(Collected data entries)

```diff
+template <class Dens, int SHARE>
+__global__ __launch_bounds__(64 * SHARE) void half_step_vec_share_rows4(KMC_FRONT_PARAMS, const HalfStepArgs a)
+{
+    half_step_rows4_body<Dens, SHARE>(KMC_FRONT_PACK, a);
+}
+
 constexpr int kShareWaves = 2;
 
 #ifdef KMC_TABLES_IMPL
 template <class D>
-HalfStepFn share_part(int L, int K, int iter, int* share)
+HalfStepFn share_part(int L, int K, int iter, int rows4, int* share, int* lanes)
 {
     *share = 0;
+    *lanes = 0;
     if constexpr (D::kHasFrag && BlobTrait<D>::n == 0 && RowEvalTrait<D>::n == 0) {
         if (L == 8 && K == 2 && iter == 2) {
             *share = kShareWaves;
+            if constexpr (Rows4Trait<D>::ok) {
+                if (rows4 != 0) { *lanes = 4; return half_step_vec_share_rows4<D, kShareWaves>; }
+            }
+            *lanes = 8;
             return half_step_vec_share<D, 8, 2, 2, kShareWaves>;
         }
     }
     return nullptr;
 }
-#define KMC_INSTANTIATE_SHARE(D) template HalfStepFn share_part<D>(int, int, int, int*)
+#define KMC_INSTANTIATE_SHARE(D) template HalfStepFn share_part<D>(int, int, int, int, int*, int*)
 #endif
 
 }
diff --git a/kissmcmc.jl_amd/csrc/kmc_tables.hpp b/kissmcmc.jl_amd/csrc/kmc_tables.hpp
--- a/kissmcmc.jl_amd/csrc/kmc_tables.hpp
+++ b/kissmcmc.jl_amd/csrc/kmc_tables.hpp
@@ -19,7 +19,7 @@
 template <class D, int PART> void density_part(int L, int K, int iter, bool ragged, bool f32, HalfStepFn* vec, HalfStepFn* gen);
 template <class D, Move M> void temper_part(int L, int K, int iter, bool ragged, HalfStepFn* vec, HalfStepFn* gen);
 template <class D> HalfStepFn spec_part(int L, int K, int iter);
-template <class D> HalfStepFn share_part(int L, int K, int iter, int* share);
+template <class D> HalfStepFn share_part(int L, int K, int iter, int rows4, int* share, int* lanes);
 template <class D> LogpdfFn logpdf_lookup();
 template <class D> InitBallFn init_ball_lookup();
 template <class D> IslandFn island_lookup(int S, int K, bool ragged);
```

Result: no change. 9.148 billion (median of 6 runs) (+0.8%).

— Task goal —
Among the lines above, find those with the word "bool" and list them.

— Answer for this exercise —
 template <class D, int PART> void density_part(int L, int K, int iter, bool ragged, bool f32, HalfStepFn* vec, HalfStepFn* gen);
 template <class D, Move M> void temper_part(int L, int K, int iter, bool ragged, HalfStepFn* vec, HalfStepFn* gen);
 template <class D> IslandFn island_lookup(int S, int K, bool ragged);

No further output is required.